# [WHAT NEEDS TO BE DONE]
Go through the listing and state how many lines hold the string "bool". Nothing else is needed.

─── TASK INPUTS ───

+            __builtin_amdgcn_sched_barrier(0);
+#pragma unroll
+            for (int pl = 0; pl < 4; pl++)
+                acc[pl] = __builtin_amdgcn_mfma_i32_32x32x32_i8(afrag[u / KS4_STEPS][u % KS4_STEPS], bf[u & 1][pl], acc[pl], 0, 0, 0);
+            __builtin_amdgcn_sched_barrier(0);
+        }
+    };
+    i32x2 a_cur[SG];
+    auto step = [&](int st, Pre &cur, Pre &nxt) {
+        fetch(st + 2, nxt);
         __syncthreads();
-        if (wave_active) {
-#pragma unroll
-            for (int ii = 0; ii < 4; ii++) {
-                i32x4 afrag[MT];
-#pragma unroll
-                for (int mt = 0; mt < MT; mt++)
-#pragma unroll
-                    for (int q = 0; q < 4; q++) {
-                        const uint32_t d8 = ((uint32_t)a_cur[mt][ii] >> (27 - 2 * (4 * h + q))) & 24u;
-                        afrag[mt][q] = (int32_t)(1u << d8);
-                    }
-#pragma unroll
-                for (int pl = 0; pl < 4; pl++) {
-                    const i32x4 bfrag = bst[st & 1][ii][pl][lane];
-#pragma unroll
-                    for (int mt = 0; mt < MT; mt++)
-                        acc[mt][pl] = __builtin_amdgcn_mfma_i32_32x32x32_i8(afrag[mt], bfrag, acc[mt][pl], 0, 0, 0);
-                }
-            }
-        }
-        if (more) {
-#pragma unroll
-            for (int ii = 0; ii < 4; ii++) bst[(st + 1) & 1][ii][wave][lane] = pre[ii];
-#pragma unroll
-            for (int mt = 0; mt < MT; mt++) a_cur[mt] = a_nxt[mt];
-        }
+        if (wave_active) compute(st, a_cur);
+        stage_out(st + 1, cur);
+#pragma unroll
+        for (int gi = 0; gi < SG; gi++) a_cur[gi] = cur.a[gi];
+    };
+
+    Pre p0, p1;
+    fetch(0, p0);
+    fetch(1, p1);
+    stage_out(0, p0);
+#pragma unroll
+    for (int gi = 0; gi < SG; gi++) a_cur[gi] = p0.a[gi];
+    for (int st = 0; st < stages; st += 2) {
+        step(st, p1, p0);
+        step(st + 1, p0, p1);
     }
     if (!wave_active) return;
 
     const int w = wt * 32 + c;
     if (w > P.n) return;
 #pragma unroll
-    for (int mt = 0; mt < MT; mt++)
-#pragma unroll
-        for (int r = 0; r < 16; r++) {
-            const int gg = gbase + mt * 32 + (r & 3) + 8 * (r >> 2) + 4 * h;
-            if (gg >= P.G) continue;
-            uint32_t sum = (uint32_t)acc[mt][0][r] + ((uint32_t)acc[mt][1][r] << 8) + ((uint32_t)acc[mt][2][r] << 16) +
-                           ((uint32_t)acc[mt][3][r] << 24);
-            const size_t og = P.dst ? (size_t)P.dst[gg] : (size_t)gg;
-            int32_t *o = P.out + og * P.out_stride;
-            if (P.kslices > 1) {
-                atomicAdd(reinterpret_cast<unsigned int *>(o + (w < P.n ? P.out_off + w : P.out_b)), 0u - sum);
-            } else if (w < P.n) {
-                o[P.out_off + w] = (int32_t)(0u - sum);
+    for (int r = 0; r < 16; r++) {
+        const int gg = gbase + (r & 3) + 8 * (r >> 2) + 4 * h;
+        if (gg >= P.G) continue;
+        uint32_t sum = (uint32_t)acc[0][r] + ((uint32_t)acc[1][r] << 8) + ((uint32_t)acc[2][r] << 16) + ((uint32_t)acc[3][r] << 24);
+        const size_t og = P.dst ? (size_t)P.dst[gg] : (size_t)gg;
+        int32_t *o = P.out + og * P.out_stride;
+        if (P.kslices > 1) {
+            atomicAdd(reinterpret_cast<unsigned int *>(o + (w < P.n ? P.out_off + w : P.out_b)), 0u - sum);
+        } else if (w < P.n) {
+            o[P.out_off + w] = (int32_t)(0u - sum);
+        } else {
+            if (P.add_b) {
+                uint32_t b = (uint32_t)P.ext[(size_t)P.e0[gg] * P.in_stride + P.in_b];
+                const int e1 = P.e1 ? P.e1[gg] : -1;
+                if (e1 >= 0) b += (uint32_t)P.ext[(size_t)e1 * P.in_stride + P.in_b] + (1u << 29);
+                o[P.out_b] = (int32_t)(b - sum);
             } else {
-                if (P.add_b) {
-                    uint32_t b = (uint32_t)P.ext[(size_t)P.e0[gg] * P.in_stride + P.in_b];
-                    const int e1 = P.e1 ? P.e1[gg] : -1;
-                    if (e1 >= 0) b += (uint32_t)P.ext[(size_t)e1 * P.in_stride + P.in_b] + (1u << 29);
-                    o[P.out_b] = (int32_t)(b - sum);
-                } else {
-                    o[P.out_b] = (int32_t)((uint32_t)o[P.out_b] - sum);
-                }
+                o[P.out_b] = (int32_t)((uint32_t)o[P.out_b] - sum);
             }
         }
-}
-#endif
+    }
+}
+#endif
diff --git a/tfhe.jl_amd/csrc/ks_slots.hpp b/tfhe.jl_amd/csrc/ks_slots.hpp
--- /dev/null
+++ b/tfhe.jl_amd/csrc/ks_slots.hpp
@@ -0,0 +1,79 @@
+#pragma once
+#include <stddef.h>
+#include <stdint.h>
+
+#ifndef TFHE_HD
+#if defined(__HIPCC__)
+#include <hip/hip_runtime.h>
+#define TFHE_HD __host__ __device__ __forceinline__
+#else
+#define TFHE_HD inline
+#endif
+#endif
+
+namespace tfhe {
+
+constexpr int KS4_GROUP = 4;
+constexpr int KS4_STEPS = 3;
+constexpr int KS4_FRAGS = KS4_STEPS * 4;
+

───
─── TASK INPUTS ───

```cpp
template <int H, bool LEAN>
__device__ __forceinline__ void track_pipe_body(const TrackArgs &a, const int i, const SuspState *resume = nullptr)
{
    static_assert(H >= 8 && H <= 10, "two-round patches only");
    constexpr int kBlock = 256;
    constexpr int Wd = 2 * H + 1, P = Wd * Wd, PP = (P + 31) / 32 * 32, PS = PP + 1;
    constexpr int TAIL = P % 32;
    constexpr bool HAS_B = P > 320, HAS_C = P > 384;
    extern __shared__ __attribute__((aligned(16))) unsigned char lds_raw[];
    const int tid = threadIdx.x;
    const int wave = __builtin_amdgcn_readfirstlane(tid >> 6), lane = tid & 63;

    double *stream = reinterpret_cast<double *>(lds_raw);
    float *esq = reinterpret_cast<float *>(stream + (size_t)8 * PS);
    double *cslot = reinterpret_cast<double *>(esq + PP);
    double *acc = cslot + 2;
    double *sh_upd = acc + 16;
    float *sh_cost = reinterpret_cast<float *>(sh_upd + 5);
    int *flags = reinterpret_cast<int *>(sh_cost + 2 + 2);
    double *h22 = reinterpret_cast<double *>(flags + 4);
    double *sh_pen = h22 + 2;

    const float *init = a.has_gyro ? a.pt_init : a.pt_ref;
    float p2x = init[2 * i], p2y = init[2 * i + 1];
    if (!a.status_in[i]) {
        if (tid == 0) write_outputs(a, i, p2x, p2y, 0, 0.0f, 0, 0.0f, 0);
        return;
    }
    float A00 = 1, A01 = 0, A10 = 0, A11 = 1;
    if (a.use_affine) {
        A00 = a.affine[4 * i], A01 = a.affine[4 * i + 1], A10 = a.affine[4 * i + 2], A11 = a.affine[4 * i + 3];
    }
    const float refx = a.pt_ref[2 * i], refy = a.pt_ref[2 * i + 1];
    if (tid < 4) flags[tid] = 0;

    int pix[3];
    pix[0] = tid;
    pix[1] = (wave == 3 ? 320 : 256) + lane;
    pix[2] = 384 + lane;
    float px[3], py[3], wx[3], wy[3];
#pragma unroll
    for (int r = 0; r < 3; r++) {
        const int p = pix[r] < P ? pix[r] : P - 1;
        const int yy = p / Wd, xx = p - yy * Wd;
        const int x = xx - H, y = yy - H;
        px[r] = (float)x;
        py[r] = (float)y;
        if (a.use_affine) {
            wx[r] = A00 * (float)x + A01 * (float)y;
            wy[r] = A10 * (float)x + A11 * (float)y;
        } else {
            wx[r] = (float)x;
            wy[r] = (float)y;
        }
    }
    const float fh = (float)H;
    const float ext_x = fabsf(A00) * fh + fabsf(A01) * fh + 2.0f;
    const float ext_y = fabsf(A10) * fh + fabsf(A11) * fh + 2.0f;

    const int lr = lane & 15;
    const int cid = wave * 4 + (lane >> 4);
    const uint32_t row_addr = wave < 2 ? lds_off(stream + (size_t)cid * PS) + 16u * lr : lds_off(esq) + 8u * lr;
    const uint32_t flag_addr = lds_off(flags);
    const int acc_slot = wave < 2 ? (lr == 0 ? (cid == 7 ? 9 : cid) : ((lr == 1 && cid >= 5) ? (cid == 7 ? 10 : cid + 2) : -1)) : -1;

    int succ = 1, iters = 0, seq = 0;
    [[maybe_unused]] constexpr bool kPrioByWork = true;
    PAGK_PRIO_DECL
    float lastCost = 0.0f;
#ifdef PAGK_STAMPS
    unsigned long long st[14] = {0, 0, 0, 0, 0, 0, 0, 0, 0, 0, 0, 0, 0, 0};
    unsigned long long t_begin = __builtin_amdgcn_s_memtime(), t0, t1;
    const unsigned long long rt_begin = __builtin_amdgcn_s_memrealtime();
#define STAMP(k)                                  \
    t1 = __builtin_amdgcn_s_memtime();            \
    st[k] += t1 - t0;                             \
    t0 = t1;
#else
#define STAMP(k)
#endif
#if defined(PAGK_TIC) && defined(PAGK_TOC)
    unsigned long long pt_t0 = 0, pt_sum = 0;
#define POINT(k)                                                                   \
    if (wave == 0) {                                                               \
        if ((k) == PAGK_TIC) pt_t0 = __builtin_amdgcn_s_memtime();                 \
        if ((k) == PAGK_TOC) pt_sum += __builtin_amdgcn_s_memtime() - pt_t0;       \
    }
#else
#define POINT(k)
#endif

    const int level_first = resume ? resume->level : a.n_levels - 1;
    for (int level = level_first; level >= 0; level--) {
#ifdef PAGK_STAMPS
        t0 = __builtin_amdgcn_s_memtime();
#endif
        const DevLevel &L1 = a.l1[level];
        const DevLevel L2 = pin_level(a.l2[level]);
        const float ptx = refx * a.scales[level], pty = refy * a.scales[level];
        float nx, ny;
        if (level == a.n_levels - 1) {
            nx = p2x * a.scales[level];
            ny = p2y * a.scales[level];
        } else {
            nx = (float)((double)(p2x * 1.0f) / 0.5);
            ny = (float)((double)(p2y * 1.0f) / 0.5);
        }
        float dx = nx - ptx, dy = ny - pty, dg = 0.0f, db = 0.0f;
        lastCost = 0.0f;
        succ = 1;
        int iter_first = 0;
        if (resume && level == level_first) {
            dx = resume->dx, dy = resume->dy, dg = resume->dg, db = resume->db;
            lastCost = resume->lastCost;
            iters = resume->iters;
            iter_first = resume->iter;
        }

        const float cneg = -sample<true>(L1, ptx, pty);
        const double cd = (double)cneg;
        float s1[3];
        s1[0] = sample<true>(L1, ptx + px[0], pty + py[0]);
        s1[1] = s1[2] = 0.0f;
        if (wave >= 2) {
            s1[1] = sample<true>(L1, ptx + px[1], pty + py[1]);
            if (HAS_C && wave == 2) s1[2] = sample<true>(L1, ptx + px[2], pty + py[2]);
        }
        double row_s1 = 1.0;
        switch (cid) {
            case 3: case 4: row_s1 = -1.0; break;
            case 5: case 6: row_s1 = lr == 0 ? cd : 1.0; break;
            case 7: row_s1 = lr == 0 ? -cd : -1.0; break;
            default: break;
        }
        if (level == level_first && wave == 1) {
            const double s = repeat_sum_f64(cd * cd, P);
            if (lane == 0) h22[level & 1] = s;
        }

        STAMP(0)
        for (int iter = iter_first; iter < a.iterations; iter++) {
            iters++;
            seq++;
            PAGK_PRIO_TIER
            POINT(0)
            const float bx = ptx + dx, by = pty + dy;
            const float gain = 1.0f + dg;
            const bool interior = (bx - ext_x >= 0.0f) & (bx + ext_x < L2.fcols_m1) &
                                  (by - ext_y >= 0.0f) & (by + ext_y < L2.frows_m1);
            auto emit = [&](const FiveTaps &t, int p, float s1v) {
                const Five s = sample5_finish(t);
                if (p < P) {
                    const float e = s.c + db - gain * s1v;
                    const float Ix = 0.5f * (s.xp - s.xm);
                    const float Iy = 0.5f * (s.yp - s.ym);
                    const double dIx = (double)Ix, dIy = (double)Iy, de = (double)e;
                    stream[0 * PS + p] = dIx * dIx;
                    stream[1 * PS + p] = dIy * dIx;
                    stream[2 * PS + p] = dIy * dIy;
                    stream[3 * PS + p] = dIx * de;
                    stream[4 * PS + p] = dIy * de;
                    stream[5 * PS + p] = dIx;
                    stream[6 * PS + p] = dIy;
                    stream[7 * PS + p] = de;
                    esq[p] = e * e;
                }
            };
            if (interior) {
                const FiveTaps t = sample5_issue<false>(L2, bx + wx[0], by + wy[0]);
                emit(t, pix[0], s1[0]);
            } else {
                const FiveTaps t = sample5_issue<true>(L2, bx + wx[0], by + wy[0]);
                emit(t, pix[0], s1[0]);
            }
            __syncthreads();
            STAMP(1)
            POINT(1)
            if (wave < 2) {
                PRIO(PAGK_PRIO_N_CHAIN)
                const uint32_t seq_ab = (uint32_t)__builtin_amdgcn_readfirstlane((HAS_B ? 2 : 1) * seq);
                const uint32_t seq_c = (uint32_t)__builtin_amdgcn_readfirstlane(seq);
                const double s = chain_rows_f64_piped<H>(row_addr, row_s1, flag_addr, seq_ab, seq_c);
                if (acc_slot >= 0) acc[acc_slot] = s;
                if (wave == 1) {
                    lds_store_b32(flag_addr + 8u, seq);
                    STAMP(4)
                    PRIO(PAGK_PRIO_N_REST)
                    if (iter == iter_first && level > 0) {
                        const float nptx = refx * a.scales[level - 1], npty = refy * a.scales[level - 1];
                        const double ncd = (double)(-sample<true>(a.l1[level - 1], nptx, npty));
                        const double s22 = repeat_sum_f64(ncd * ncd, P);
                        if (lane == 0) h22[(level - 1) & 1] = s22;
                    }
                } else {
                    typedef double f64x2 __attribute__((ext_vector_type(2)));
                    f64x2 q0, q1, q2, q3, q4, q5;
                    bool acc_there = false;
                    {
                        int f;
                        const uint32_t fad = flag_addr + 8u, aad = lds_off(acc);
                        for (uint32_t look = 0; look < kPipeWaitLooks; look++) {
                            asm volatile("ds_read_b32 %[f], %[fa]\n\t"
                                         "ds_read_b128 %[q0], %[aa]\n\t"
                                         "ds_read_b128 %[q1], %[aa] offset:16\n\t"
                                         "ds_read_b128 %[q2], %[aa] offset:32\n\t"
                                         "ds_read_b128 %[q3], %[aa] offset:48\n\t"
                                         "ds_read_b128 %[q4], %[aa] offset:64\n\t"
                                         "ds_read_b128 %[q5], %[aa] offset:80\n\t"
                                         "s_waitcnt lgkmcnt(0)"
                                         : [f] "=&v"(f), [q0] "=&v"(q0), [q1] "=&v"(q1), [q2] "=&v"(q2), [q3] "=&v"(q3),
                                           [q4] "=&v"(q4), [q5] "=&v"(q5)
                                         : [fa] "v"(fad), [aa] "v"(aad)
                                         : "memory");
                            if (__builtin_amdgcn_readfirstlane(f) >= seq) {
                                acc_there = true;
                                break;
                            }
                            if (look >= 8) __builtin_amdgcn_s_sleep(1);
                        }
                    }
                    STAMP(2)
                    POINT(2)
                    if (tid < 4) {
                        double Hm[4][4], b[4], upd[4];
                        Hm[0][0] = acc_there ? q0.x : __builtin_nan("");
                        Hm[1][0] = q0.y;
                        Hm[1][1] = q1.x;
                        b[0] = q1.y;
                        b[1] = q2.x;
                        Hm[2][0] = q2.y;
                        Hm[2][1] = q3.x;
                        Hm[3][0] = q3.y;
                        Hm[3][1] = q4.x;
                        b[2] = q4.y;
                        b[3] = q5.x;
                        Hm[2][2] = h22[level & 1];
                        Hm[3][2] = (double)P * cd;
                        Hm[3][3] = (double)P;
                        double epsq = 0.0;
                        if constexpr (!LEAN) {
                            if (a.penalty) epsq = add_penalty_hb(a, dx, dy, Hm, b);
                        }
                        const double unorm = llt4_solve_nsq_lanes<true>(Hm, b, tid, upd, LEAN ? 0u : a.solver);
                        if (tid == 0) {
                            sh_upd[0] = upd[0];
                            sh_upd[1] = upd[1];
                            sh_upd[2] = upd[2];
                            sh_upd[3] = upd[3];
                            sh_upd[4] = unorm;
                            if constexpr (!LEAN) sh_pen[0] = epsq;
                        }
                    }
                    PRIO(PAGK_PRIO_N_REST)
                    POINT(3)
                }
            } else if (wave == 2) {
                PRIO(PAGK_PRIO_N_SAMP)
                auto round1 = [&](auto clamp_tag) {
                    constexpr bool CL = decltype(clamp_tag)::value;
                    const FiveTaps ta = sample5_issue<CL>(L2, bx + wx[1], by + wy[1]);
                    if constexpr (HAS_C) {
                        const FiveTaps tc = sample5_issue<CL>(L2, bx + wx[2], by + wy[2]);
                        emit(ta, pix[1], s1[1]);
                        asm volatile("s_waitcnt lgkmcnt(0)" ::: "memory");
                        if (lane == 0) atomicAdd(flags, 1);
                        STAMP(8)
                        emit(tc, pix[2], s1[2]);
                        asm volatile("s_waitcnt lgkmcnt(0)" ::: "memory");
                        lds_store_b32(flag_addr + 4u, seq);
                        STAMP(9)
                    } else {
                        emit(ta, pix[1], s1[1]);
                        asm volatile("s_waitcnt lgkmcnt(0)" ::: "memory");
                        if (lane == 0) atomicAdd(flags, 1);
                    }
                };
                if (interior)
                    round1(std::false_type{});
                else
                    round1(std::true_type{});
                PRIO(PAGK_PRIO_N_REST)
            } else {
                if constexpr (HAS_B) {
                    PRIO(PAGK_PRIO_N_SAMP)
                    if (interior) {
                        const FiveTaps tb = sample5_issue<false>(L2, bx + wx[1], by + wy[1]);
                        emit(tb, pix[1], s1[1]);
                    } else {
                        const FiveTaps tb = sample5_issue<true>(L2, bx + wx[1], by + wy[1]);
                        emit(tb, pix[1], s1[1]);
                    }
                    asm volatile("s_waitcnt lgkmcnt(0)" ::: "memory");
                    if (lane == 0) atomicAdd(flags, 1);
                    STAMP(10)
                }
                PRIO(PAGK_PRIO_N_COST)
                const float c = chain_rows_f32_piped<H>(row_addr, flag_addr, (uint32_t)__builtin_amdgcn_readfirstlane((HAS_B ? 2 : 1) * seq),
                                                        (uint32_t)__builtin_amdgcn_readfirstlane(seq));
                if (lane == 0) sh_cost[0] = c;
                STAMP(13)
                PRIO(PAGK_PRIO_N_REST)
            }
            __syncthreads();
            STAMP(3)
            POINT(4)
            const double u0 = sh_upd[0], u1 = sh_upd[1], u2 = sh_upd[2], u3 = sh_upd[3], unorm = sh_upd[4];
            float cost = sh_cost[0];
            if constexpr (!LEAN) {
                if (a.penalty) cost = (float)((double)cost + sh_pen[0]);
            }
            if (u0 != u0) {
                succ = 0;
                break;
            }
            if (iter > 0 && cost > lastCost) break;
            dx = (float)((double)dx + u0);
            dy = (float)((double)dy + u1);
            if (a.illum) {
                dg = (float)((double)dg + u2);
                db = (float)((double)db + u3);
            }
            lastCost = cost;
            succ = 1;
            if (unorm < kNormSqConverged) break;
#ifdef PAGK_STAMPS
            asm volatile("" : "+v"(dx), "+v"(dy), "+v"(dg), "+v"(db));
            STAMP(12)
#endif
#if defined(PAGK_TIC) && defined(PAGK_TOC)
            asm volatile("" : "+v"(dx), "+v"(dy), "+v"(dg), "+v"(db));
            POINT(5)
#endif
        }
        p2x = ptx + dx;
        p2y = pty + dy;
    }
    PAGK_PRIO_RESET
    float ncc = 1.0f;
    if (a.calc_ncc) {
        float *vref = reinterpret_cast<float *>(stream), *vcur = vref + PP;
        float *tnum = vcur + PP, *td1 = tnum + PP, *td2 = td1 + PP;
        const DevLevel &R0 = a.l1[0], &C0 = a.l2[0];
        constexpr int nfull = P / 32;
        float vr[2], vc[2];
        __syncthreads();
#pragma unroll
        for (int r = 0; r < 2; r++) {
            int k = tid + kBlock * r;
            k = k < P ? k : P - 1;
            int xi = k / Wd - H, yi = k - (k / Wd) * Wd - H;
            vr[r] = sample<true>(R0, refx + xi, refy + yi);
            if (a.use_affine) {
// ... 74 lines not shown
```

───

# [RESULT FOR THIS TASK]
6